Measuring and modelling soil carbon stocks and stock changes in agricultural systems is a challenge as soil properties, particularly soil organic carbon (SOC) content, is directly affected by land use (e.g. cropland, grassland, rangeland, or a mixture of all of these) and land management (crop rotation, tillage fertilisation, grazing, mowing …). Likewise, SOC stock can have considerable spatial variation depending on agricultural practices and local pedoclimatic conditions.

Sampling at farm level is an ambitious task as the farm encompasses multiple fields and field managements of heterogeneous nature in terms of the soil environment in space and time. When estimating SOC stock changes it is important to consider the likely variability in space and depth to determine the best sampling design and to achieve detectable difference in soil carbon stocks between two sampling dates.

A sound sampling design stratifies or divides the land into strata where the soil can be assumed to be more or less homogeneous. Soil samples are then collected at multiple points to arrive at a total SOC stock for the field. After a pre-defined interval of a number of years, re-sampling is carried out at the same points to determine change in soil carbon.

New technologies such as satellite-based stratification, AI or machine learning models and modern sampling equipment can ensure higher accuracy of soil carbon and detect smaller changes in the SOC stock.
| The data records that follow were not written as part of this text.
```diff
+            const s16x4 lo = __builtin_amdgcn_ds_read_tr16_b64_v4i16((lds4_t)(qsup + cg * 16));
+            const s16x4 hi = __builtin_amdgcn_ds_read_tr16_b64_v4i16((lds4_t)(qsup + 4 * SWB_TROW + cg * 16));
+            if (r8 < M)
+                *(s16x8*)(out + (int64_t)(cg * 8 + 4 * (fq >> 1) + j_l) * a.ld_aux + r8) = s16x8{lo[0], lo[1], lo[2], lo[3], hi[0], hi[1], hi[2], hi[3]};
+        }
+#endif
+        fence();
+    };
+#pragma unroll
+    for (int p = 0; p < PF; ++p) fetch(p, p);
+#pragma unroll
+    for (int hb = 0; hb < 2; ++hb) {
+        fence();
+#pragma unroll
+        for (int il = 0; il < 4; ++il)
+#pragma unroll
+            for (int j = 0; j < 4; ++j) {
+                const f32x4 v = acc[4 * hb + il][j];
+                *(u32x2*)(tD + (16 * j + fr) * SWB_TROW + (16 * il + 4 * fq) * 2) = u32x2{pack2bf(v.x, v.y), pack2bf(v.z, v.w)};
             }
-        }
+        fence();
+        u32x4 PG[8], PU[8];
+#pragma unroll
+        for (int p8 = 0; p8 < 8; ++p8) {
+            const int p = hb * 8 + p8, row = rw0 + p * 8 + prow;
+            const s16x4 dlo = __builtin_amdgcn_ds_read_tr16_b64_v4i16((lds4_t)(dsup + p8 * 16));
+            const s16x4 dhi = __builtin_amdgcn_ds_read_tr16_b64_v4i16((lds4_t)(dsup + 4 * SWB_TROW + p8 * 16));
+            float g[8], u[8], dg[8], du[8], av[8], da[8];
+            unpack8(__builtin_bit_cast(u32x4, s16x8{dlo[0], dlo[1], dlo[2], dlo[3], dhi[0], dhi[1], dhi[2], dhi[3]}), da);
+            unpack8(gq[p % PF], g);
+            unpack8(uq[p % PF], u);
+            if (p + PF < 16) fetch(p + PF, p % PF);
+#pragma unroll
+            for (int e = 0; e < 8; ++e) {
+                const float sg = 1.0f / (1.0f + __expf(-g[e]));
+                const float silu = g[e] * sg;
+                av[e] = round_bf(silu) * u[e];
+                du[e] = da[e] * round_bf(silu);
+                dg[e] = da[e] * u[e] * (sg * (1.0f + g[e] * (1.0f - sg)));
+            }
+            PG[p8] = pack8(dg);
+            PU[p8] = pack8(du);
+            if (row < M) {
+                const int64_t wo = (int64_t)row * a.ldc + c_wave + kc * 8;
+                *(u32x4*)(dgu + wo) = PG[p8];
+                *(u32x4*)(dgu + wo + I) = PU[p8];
+            }
+            *(u32x4*)(tQ + (p8 * 8 + prow) * SWB_TROW + kc * 16) = pack8(av);
+        }
+        const int r0 = rw0 + hb * 64;
+        flush(a.aux0 + (int64_t)c_wave * a.ld_aux, r0);
+#pragma unroll
+        for (int p8 = 0; p8 < 8; ++p8) *(u32x4*)(tQ + (p8 * 8 + prow) * SWB_TROW + kc * 16) = PG[p8];
+        flush(a.aux1 + (int64_t)c_wave * a.ld_aux, r0);
+#pragma unroll
+        for (int p8 = 0; p8 < 8; ++p8) *(u32x4*)(tQ + (p8 * 8 + prow) * SWB_TROW + kc * 16) = PU[p8];
+        flush(a.aux1 + (int64_t)(I + c_wave) * a.ld_aux, r0);
     }
 }
 
@@ -1194,7 +1200,9 @@
 __global__ __launch_bounds__(256) void transpose_kernel(const uint16_t* __restrict__ in, int64_t ld_in, int rows, int cols,
                                                         uint16_t* __restrict__ out, int64_t ld_out) {
     __shared__ uint16_t tile[64][64 + 2];
-    const int r0 = blockIdx.y * 64, c0 = blockIdx.x * 64;
+    int ct, rt;
+    transpose_tile_of(blockIdx.x, (cols + 63) / 64, (rows + 63) / 64, ct, rt);
+    const int r0 = rt * 64, c0 = ct * 64;
     const int tid = threadIdx.x;
 #pragma unroll
     for (int i = 0; i < 2; ++i) {
@@ -1680,8 +1688,9 @@
     (void)hipGetLastError();
     if (!in || !out || rows <= 0 || cols <= 0 || (ld_in & 7) || !mm_aligned16(in) || !mm_aligned16(out)) return MM355_EINVAL;
     if (ld_out < rows || rows > 0x7fffffff || cols > 0x7fffffff) return MM355_EINVAL;
-    dim3 grid((unsigned)((cols + 63) / 64), (unsigned)((rows + 63) / 64));
-    hipLaunchKernelGGL(transpose_kernel, grid, dim3(256), 0, (hipStream_t)stream, in, ld_in, (int)rows, (int)cols, out, ld_out);
+    const int64_t tiles = ((cols + 63) / 64) * ((rows + 63) / 64);
+    if (tiles > 0x7fffffff) return MM355_EINVAL;
+    hipLaunchKernelGGL(transpose_kernel, dim3((unsigned)tiles), dim3(256), 0, (hipStream_t)stream, in, ld_in, (int)rows, (int)cols, out, ld_out);
     return mm_launch_status();
 }
 
diff --git a/metamorph_amd/csrc/mm355_common.h b/metamorph_amd/csrc/mm355_common.h
--- a/metamorph_amd/csrc/mm355_common.h
+++ b/metamorph_amd/csrc/mm355_common.h
@@ -28,6 +28,15 @@
 MM_DEV float bflo(uint32_t w) { return __uint_as_float(w << 16); }
 MM_DEV float bfhi(uint32_t w) { return __uint_as_float(w & 0xffff0000u); }
 MM_DEV float round_bf(float f) { return bf2f(f2bf(f)); }
+
+MM_DEV void transpose_tile_of(int b, int nct, int nrt, int& ct, int& rt) {
+    if (nct <= 128) { ct = b % nct; rt = b / nct; return; }
+    constexpr int G = 4;
+    const int band = b / (G * nrt), in = b - band * G * nrt;
+    const int gw = min(G, nct - band * G);
+    ct = band * G + in % gw;
+    rt = in / gw;
+}
 
 MM_DEV void unpack8(const u32x4& v, float* f) {
     f[0] = bflo(v.x); f[1] = bfhi(v.x); f[2] = bflo(v.y); f[3] = bfhi(v.y);
diff --git a/metamorph_amd/csrc/rowwise.hip b/metamorph_amd/csrc/rowwise.hip
--- a/metamorph_amd/csrc/rowwise.hip
+++ b/metamorph_amd/csrc/rowwise.hip
@@ -44,7 +44,9 @@
                                                               const float* __restrict__ rstd, int M, int h,
                                                               uint16_t* __restrict__ out, int64_t ld_out) {
     __shared__ uint16_t tile[64][64 + 2];
-    const int r0 = blockIdx.y * 64, c0 = blockIdx.x * 64;
+    int ct, rt;
+    transpose_tile_of(blockIdx.x, (h + 63) / 64, (M + 63) / 64, ct, rt);
+    const int r0 = rt * 64, c0 = ct * 64;
     const int tid = threadIdx.x;
 #pragma unroll
     for (int i = 0; i < 2; ++i) {
@@ -562,8 +564,9 @@
     (void)hipGetLastError();
     if (!x || !w || !rstd || !out_t || M <= 0 || h <= 0 || (h & 7) || M > 0x7fffffff || ld_out < M) return MM355_EINVAL;
     if (!mm_aligned16(x) || !mm_aligned16(w) || !mm_aligned16(out_t)) return MM355_EINVAL;
-    dim3 grid((unsigned)((h + 63) / 64), (unsigned)((M + 63) / 64));
-    hipLaunchKernelGGL(rmsnorm_apply_t_kernel, grid, dim3(256), 0, (hipStream_t)stream, x, w, rstd, (int)M, (int)h, out_t, ld_out);
+    const int64_t tiles = ((h + 63) / 64) * ((M + 63) / 64);
+    if (tiles > 0x7fffffff) return MM355_EINVAL;
+    hipLaunchKernelGGL(rmsnorm_apply_t_kernel, dim3((unsigned)tiles), dim3(256), 0, (hipStream_t)stream, x, w, rstd, (int)M, (int)h, out_t, ld_out);
     return mm_launch_status();
 }
 
```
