struct DepthPrior { const float* prior; const float* weight; const double* norm; float fac; };

struct ExposureReg { const float* exposure; float* v_exposure; };

struct LossWeight { const float* weight = nullptr; const double* norm = nullptr; int norm_stride = 0; int sums_stride = 2; };

struct Background { const float* colors; };

struct AlphaTarget { const float* target; const float* weight; const double* norm; float fac; };

int st3r_counts_buffer(st3r_ctx* ctx, hipStream_t s, int32_t** out);
int st3r_count_settle(st3r_ctx* ctx);
int st3r_train_fwd_bwd_impl(st3r_ctx* ctx, hipStream_t s, const GsParams& g, const GsViews& v, const float* gt_images,
                            float ssim_fac, float opac_fac, float scale_fac, float* grads, float* loss_out,
                            int64_t* stats_host, float* v_viewmats);
int st3r_peer_status_settle(st3r_ctx* ctx);

int st3r_project_impl(st3r_ctx* ctx, hipStream_t s, const GsParams& g, const GsViews& v, int tile_size, float eps2d,
                      float near_plane, float far_plane, float radius_clip, float* splats, int32_t* tiles_per_gauss,
                      double* reg_sums, uint64_t* depth_keys, int32_t* depth_vals, int tight, uint32_t key_base, void* rects,
                      int rect32, int reg_overwrite, double* zero_ptr, int zero_n, uint32_t* krange);
int st3r_project_sh_bwd_impl(hipStream_t s, const GsParams& g, const GsViews& v, float eps2d, const float* splats,
                             const float* v_splats, float reg_views, float opac_fac, float scale_fac, float* grads,
                             bool accumulate, int g_begin, int g_end, bool range_major, const st3r_vtile_ref* slots);

int st3r_isect_scan_impl(st3r_ctx* ctx, hipStream_t s, int64_t n_pairs, const int32_t* tiles, int32_t* cum,
                         int64_t* n_isects_host, const void* pack_rects, int rect32, uint64_t* pack_out,
                         int32_t** total_dev_out, int32_t* total_copy, int32_t* total_host);
int st3r_scan_tiles(int64_t n);
void st3r_emit_grid(int N, int C, int* bpc, int* grid, int* self_base);
void st3r_isect_constants(int64_t out[5]);
int st3r_isect_emit_chain_impl(st3r_ctx* ctx, hipStream_t s, int N, int C, const int32_t* perm, const void* rects,
                               int rect32, int tile_w, int tile_h, uint32_t* tile_keys, int32_t* vals, int64_t cap,
                               int band_tile, const int32_t* n_dev, const uint32_t** band_table);
int st3r_records_prepare_impl(hipStream_t s, int N, int C, const float* splats, int tile_size, int tile_w, int tile_h,
                              int tight, int32_t* tiles, uint64_t* depth_keys, int32_t* depth_vals, uint32_t key_base,
                              void* rects, int rect32);
int st3r_isect_offsets32_impl(hipStream_t s, int64_t n_isects, const uint32_t* keys, int C, int tile_w, int tile_h,
                              int32_t* offsets, const int32_t* n_dev);
int st3r_sort_tile_end_bit(int end_bit);
int st3r_sort_tile_impl(st3r_ctx* ctx, hipStream_t s, int64_t n, int end_bit, uint32_t* keys_in, int32_t* vals_in,
                        uint32_t* keys_out, int32_t* vals_out, const int32_t* n_dev);
int st3r_sort_tile_banded(int end_bit, int debug_flags);
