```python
def lib():
    global _lib
    if _lib is None:
        if not os.path.exists(LIB_PATH):
            raise LocateError("%s is missing: run `python -m locate_amd.build` (hipcc, gfx950). "
                              "There is no CPU fallback for the MI355X kernels." % LIB_PATH)
        handle = ctypes.CDLL(LIB_PATH)
        for name, (res, args) in PROTOTYPES.items():
            fn = getattr(handle, name)
            fn.restype = res
# ... 26 lines not shown
```

### locate_amd/csrc/convwgrad.hip

```cpp
#include "igemm.h"

#define WG_BK 32

struct WgParams {
    const float* x;
    const float* gy;
    float* slab;
    long long x_bs, gy_bs;
    unsigned x_bytes;
    int B, C, H, W, M, OH, OW, KH, KW, stride, pad_h, pad_w;
    int R;
    int N;
    int chunk;
    int zper, Ng;
    unsigned q_mul, ow_mul;
    int q_s1, q_s2, ow_s1, ow_s2;
    int gscale_bg, gscale_stride;
    float* direct_out;
    const float* w_ref;
    const float* inv_scale;
    double* partial;
    const unsigned* x_absmax;
    const unsigned* g_absmax;
};


template <int WGM, int WGN, int TM, int TN>
__device__ __forceinline__ void wgrad_epilogue(const WgParams& p, f32x16 (&acc)[TM][TN], int r0, int m0, int wm, int wn, int lane,
                                               int wid, int tid) {
    const int lrow = lane >> 5, lcol = lane & 31;
    __shared__ double red[4];
    const bool direct = p.direct_out != nullptr;
    float* dst = direct ? p.direct_out : p.slab + (long long)blockIdx.z * p.M * p.R;
    const float sc = (direct && p.inv_scale && p.gscale_bg == 0) ? p.inv_scale[0] : 1.0f;
    double dot = 0.0;
    const bool want_dot = direct && p.w_ref != nullptr;
#pragma unroll
    for (int j = 0; j < TN; ++j) {
        const int r = r0 + (wn * TN + j) * 32 + lcol;
        const bool r_ok = r < p.R;
#pragma unroll
        for (int i = 0; i < TM; ++i) {
            float wref[16];
#pragma unroll
            for (int e = 0; e < 16; ++e) {
                const int m = m0 + (wm * TM + i) * 32 + (e & 3) + 8 * (e >> 2) + 4 * lrow;
                const bool ok = want_dot && r_ok && m < p.M;
                const float* wp_ = ok ? p.w_ref + (long long)m * p.R + r : p.gy;
// ... 2 lines not shown
            float part = 0.0f;
#pragma unroll
            for (int e = 0; e < 16; ++e) {
                const int m = m0 + (wm * TM + i) * 32 + (e & 3) + 8 * (e >> 2) + 4 * lrow;
                const float v = acc[i][j][e];
                part = fmaf(v, wref[e], part);
                if (r_ok && m < p.M) dst[(long long)m * p.R + r] = v * sc;
            }
            dot += (double)part;
        }
    }
    if (direct && p.partial) {
        dot = wave_sum_d(dot);
        if (lane == 0) red[wid] = dot;
        __syncthreads();
        if (tid == 0) p.partial[blockIdx.y * gridDim.x + blockIdx.x] = (red[0] + red[1]) + (red[2] + red[3]);
    }
}
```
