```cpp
static EpiV lsmr_epi_v(const LsmrWork &W) {
    return EpiV{&W.stb[0]->done, 0, W.stb[0], W.pu, W.npu, nullptr, nullptr, W.s->d_P, W.dgk, nullptr, W.s->d_v, W.pv, W.npv,
                nullptr, 0.0, 0.0, 0, 0};
}
static void lsmr_launch_update(const LsmrWork &W, bool summed, const double *px_in, const int *npx_in, int out) {
    lsq_solver *s = W.s; lsq_ctx *c = W.c;
    LSQ_LAUNCH(k_lsmr_update, dim3(W.gn), dim3(LSQ_NT), 0, c->stream, W.n, W.stb[0], c->d_mail,
                       summed ? (const double *)(s->d_xbuf + W.n) : (const double *)W.pu,
                       summed ? (const int *)s->d_one : (const int *)W.npu, W.pv, W.npv, px_in, npx_in, W.pxb[out], W.npxb[out],
                       W.dgk, s->d_ux, s->d_P, s->d_v, s->d_h, s->d_hbar, s->d_rhs, W.d_x, s->d_t, c->d_partials, lsq_ctr(c, 3));
}

static int lsmr_enqueue_setup(const LsmrWork &W, double *d_damp, const double *d_Jty, double y_sumsq, const LsmrLmPrep *lm,
                              const double *colsum, int custom_p) {
    lsq_solver *s = W.s; lsq_ctx *c = W.c; lsq_mat *J = W.J;
    const int m = W.m, n = W.n;
    LsmrState *st = W.stb[0];
// ... 122 lines not shown
        }
        if (!(wait_at > 0 && r.it < wait_at)) {
            if (k1 == enq + 1) {
                LSQ_TRY(launch_k2());
                spins = 0;
                continue;
            }
            if (enq - r.it < W.lookahead + 1 && enq < W.maxiter + 1) {
                const bool guess = W.spec && planned > 0 && enq >= planned && enq >= 1;
                const bool unknown = W.spec && enq == 1 && pred.hint_it == 0 && tail->predict <= 3;
                LSQ_TRY(launch_k1(guess || unknown));
                if (guess || unknown) {
                    wait_at = enq;
                    wait_is_guess = guess;
                }
                spins = 0;
                continue;
            }
        }
        if (c->idle_hook) lsq_run_idle_hook(c);
        if ((++spins & 0x3ffu) != 0) continue;
        LSQ_TRY(lsmr_stream_drained(c, W.epoch, k1 - 1, W.stb[k1 & 1], enq >= W.maxiter + 1, r));
    }
    lsmr_drop_idle_samples(c, prof, r.it);
    if (r.istop == 99) {
        lsq_set_error("lsmr: the in-launch hand-off of k_lsmr_fused timed out");
        return LSQ_EHIP;
    }
    if (wait_at > 0 && wait_is_guess) c->tail_spec[0]++;
    return LSQ_OK;
}

static int lsmr_run_four(const LsmrWork &W, StopPredictor &pred, LsmrRun &r) {
    lsq_solver *s = W.s; lsq_ctx *c = W.c; lsq_mat *J = W.J;
    const LsmrTail *tail = W.tail;
    const bool sharded = W.sharded;
    const int maxiter = W.maxiter;
    LsmrState *st = W.stb[0];
    EpiU eu{&st->done, 0, st, W.d_y, s->d_u, W.n, s->d_dg, s->d_t, s->d_ux, W.pu, W.npu, nullptr, 0.0};
    EpiV ev = lsmr_epi_v(W);
    ev.ux = W.damped ? s->d_ux : nullptr;
    int planned = W.spec ? tail->predict : 0;
    int tail_at = 0;
    int enq = 0;
    LsmrProf prof{{c->prof_ev[0].size(), c->prof_ev[1].size()}, {}};
    unsigned long long spins = 0;
    while (!r.finished) {
        const unsigned long long w = lsmr_progress_word(c);
        const LsmrProgress p(w, W.epoch);
        if (r.see(p)) break;
        if (W.spec && p.ours && tail_at > 0 && r.it >= tail_at) {
            c->tail_spec[0]++;
            c->tail_spec[1]++;
            tail_at = 0;
            planned = 0;
        }
        if (W.dynamic && p.ours) {
            const int stop = pred.update(c->h_mail, w, r.it, W.atol, W.btol);
            if (stop > 0 && tail_at == 0) planned = stop;
        }
        if (W.spec && tail_at == 0 && planned > 0 && enq >= planned && enq > r.it) {
            LSQ_TRY(tail->fn(&st->notdone, tail->user));
            tail_at = enq;
        }
        const bool hold = tail_at > 0 && enq == tail_at && r.it < tail_at;
        const bool want = sharded ? (p.ours && enq == r.it && enq < maxiter) : (!hold && enq - r.it < W.lookahead && enq < maxiter);
        if (want) {
            const int chunk = sharded ? (int)std::min<long long>(W.lookahead, (long long)maxiter - enq) : 1;
            for (int q = 0; q < chunk; ++q) {
                if (c->prof_kernels & 1) lsq_prof_mark(c, 0, 0);
                {
                    const size_t before = c->prof_ev[0].size();
                    LSQ_TRY(launch_product(J, 0, s->d_t, eu));
                    if (c->prof_ev[0].size() > before) prof.iter[0].push_back(enq + 1);
                }
                if (c->prof_kernels & 1) lsq_prof_mark(c, 0, 1);
                eu.uold = s->d_u;
                const int cur = enq & 1;
                ev.px = W.damped ? W.pxb[cur] : nullptr;
                ev.npx = W.npxb[cur];
                if (c->prof_kernels & 2) lsq_prof_mark(c, 1, 0);
                {
                    const size_t before = c->prof_ev[1].size();
                    if (sharded) LSQ_TRY(rowshard_adjoint(s, J, s->d_u, ev, W.pu, W.npu));
                    else LSQ_TRY(launch_product(J, 1, s->d_u, ev));
                    if (c->prof_ev[1].size() > before) prof.iter[1].push_back(enq + 1);
                }
                if (c->prof_kernels & 2) lsq_prof_mark(c, 1, 1);
                lsmr_launch_update(W, sharded, ev.px, ev.npx, cur ^ 1);
                LSQ_HIP(hipGetLastError());
                ++enq;
            }
            spins = 0;
            continue;
        }
        if (c->idle_hook) lsq_run_idle_hook(c);
        if ((++spins & 0x3ffu) != 0) continue;
        LSQ_TRY(lsmr_stream_drained(c, W.epoch, enq, st, enq >= maxiter, r));
    }
    lsmr_drop_idle_samples(c, prof, r.it);
    if (tail_at > 0) {
        c->tail_spec[0]++;
        if (r.it > tail_at) c->tail_spec[1]++;
        else r.tail_ran = true;
    }
    return LSQ_OK;
}

int lsq_lsmr_solve(lsq_solver *s, lsq_mat *J, const double *d_y, double *d_damp, double *d_x, int *nmul,
                   const double *d_Jty, double y_sumsq, const LsmrLmPrep *lm, const LsmrTail *tail) {
    lsq_ctx *c = s->ctx;
    const int m = J->m, n = J->n;
    if (m != s->m || n != s->n) {
        lsq_set_error("lsmr: solver allocated for %dx%d, Jacobian is %dx%d", s->m, s->n, m, n);
        return LSQ_EDIM;
    }
    if (s->gen_ldiv) {
        if (s->row_cb) {
            lsq_set_error("row-sharded solves take diagonal preconditioners only");
            return LSQ_EARG;
        }
        LSQ_TRY(lsq_lsmr_general_solve(s, J, d_y, d_damp, d_x, nmul));
        s->last_lsmr_path = 4;
        return tail && tail->fn ? tail->fn(nullptr, tail->user) : LSQ_OK;
    }
    const bool sharded = s->row_cb != nullptr;
    if (lsq_small_mat(J) && !s->precond_cb && !sharded) {
        LSQ_TRY(lsq_lsmr_exact_solve(s, J, d_y, d_damp, d_x, nmul));
        s->last_lsmr_path = 1;
        return tail && tail->fn ? tail->fn(nullptr, tail->user) : LSQ_OK;
    }
    LsmrWork W;
    W.s = s; W.c = c; W.J = J; W.d_y = d_y; W.d_x = d_x; W.m = m; W.n = n;
    W.damped = d_damp != nullptr; W.sharded = sharded;
    W.atol = 1e-6; W.btol = W.damped ? 0.5 : 1e-6; W.conlim = 1e8;
    const long long rows = (sharded ? s->global_rows : (long long)m) + (W.damped ? n : 0);
    W.maxiter = (int)std::max<long long>(rows, n);
    W.lookahead = lsq_dbg_serial ? 1 : LSQ_LOOKAHEAD_DEFAULT;
    W.epoch = (++c->mail_epoch) & 0x7fffffu;
    if (J->kind == LSQ_MAT_CSC) LSQ_TRY(lsq_ensure_csr(J));
    const bool four_env = getenv("LSQ_LSMR_FOUR_LAUNCHES") != nullptr;
    W.fused = !four_env && !sharded && J->kind == LSQ_MAT_CSC && J->srows.active && J->srows.ncw == 1 && J->scols.active &&
              n >= 1 && m >= 1 && c->num_cus >= 8;
    W.gn = nvec_grid(c, n); W.dgk = W.damped ? s->d_dg : nullptr;
    W.tail = tail;
    W.dynamic = tail && tail->fn && tail->dynamic && !sharded;
    W.spec = tail && tail->fn && !sharded && (tail->predict > 0 || W.dynamic);
    W.stb[0] = s->d_state; W.stb[1] = s->d_state + 1;
    W.pv = s->d_red + 4096;
    W.pxb[0] = s->d_red + 2 * 4096; W.pxb[1] = s->d_red + 3 * 4096;
    int *const counts = (int *)(s->d_red + 4 * 4096);
    W.npv = counts + 1; W.npxb[0] = counts + 2; W.npxb[1] = counts + 3;
    double *const f3 = s->d_f3;
    W.fx[0] = s->d_rhs; W.fx[1] = f3; W.fhbar[0] = s->d_hbar; W.fhbar[1] = f3 + n; W.fh[0] = s->d_h; W.fh[1] = f3 + 2 * (size_t)n;
    W.fw = f3 + 3 * (size_t)n;
    W.fpu[0] = f3 + 4 * (size_t)n; W.fpu[1] = W.fpu[0] + 4096;
    W.fnpu = (int *)(W.fpu[1] + 4096); W.fho = (LsmrHandoff *)(W.fpu[1] + 4096 + 8);
    W.vset = W.fused ? s->d_t : s->d_v;
    W.pu = W.fused ? W.fpu[0] : s->d_red;
    W.npu = W.fused ? W.fnpu : counts;
    const double *colsum = nullptr;
    LSQ_TRY(lsq_rowshard_colsum(s, J, &colsum));
    const int custom_p = s->precond_cb ? 1 : 0;
    if (custom_p) {
        LSQ_HIP(hipStreamSynchronize(c->stream));
        if (s->precond_cb(s->d_P, J, d_damp, s->precond_user) != 0) {
            lsq_set_error("preconditioner callback reported failure");
            return LSQ_ECALLBACK;
        }
    }
    *(volatile unsigned long long *)c->h_mail = 0ull;
    LSQ_TRY(lsmr_enqueue_setup(W, d_damp, d_Jty, y_sumsq, lm, colsum, custom_p));

    StopPredictor pred{-1.0, -1.0, s->lsmr_ratio2, 0};
    LsmrRun r;
    LSQ_TRY(W.fused ? lsmr_run_fused(W, pred, r) : lsmr_run_four(W, pred, r));
    s->last_iter = r.it;
    s->last_istop = r.istop;
    s->last_lsmr_path = W.fused ? 3 : 2;
    if (nmul) *nmul = 2 * r.it;
    if (W.dynamic && pred.t2_prev > 0.0) s->lsmr_ratio2 = pred.ratio2;
    if (tail && tail->fn && !r.tail_ran) LSQ_TRY(tail->fn(nullptr, tail->user));
    return LSQ_OK;
}
```

leastsquaresoptim.jl_amd/csrc/lsq_lsmr3.h:

```cpp
#pragma once

constexpr int LSQ_FUSED_UB_MAX = 4;
struct LsmrHandoff {
    unsigned long long w[8];
};
__device__ __forceinline__ void lsmr_handoff_write(LsmrHandoff *ho, unsigned tag, double vs, double cu, int done) {
    const unsigned long long t = (unsigned long long)tag << 32;
    const unsigned long long bv = (unsigned long long)__double_as_longlong(vs), bc = (unsigned long long)__double_as_longlong(cu);
    __hip_atomic_store(&ho->w[0], t | (bv & 0xffffffffull), __ATOMIC_RELAXED, __HIP_MEMORY_SCOPE_AGENT);
    __hip_atomic_store(&ho->w[1], t | (bv >> 32), __ATOMIC_RELAXED, __HIP_MEMORY_SCOPE_AGENT);
    __hip_atomic_store(&ho->w[2], t | (bc & 0xffffffffull), __ATOMIC_RELAXED, __HIP_MEMORY_SCOPE_AGENT);
    __hip_atomic_store(&ho->w[3], t | (bc >> 32), __ATOMIC_RELAXED, __HIP_MEMORY_SCOPE_AGENT);
    __hip_atomic_store(&ho->w[4], t | (unsigned)done, __ATOMIC_RELAXED, __HIP_MEMORY_SCOPE_AGENT);
}
__device__ __forceinline__ void lsmr_handoff_fail(LsmrHandoff *ho, unsigned tag) {
    __hip_atomic_store(&ho->w[6], (unsigned long long)tag, __ATOMIC_RELAXED, __HIP_MEMORY_SCOPE_AGENT);
}
struct LsmrHandoffWords { unsigned long long w[5]; };
__device__ __forceinline__ LsmrHandoffWords lsmr_handoff_request(const LsmrHandoff *ho) {
    LsmrHandoffWords r;
#pragma unroll
    for (int k = 0; k < 5; ++k) r.w[k] = __hip_atomic_load(&ho->w[k], __ATOMIC_RELAXED, __HIP_MEMORY_SCOPE_AGENT);
    return r;
}
__device__ __forceinline__ bool lsmr_handoff_valid(const LsmrHandoffWords &r, unsigned tag) {
    bool ok = true;
#pragma unroll
    for (int k = 0; k < 5; ++k) ok = ok && (unsigned)(r.w[k] >> 32) == tag;
    return ok;
}
struct LsmrFused {
    const LsmrState *st_in;
    LsmrState *st_out;
    LsqMailbox *mail;
    LsmrHandoff *ho;
    unsigned tag;
    unsigned tag_prev;
    const double *pu_in; const int *npu_in;
    double *pu_out; int *npu_out;
    const double *px_in; const int *npx_in;
    double *px_out; int *npx_out;
    const double *pv; const int *npv;
    const double *vt;
    const double *w;
    const double *P, *dg;
    const double *h_in, *hbar_in, *x_in;
    double *h_out, *hbar_out, *x_out;
    double *v, *xout, *ux;
    const double *uold; double *unew;
    int n, ub;
    int test_no_record;
    int cautious;
};
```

In the ClieNFarms project, consortium partner Agricircle has defined a soil sampling methodology comprising high resolution soil stratification that combines satellite data and machine learning which is used to identify the most representative sampling points based on soil properties. This method is based on the following steps:

  • pre-selection of fields that represent one crop and management area by I3S managers; 
  • preparation of field boundaries in .shp or .kml formats for selected fields,
  • calculation of the sampling strata using the Agricircle portal.
  • identification of Precision Sampling Locations which are 10x10m grids where samples are collected.
  • Soil sampling campaign with sampling of 20 sub-samples at each precision sampling location. Sub samples are pooled per location.
  • Sample processing and SOC analyses in a certified laboratory
  • Once the results of soil analyses are uploaded back to the AgriCircle portal, the SOC stock for the field are calculated, along with 10x10m soil maps for various soil parameters .

Accurate soil sampling at a granular scale and the ability to detect smaller changes in SOC stocks allow farmers to gain a much deeper understanding of their soils and react quickly to the impact of their practices on the land. Farmers participating in carbon farming schemes are able to demonstrate smaller and more frequent changes to SOC stock, leading to them being compensated fairly and more often for SOC sequestration.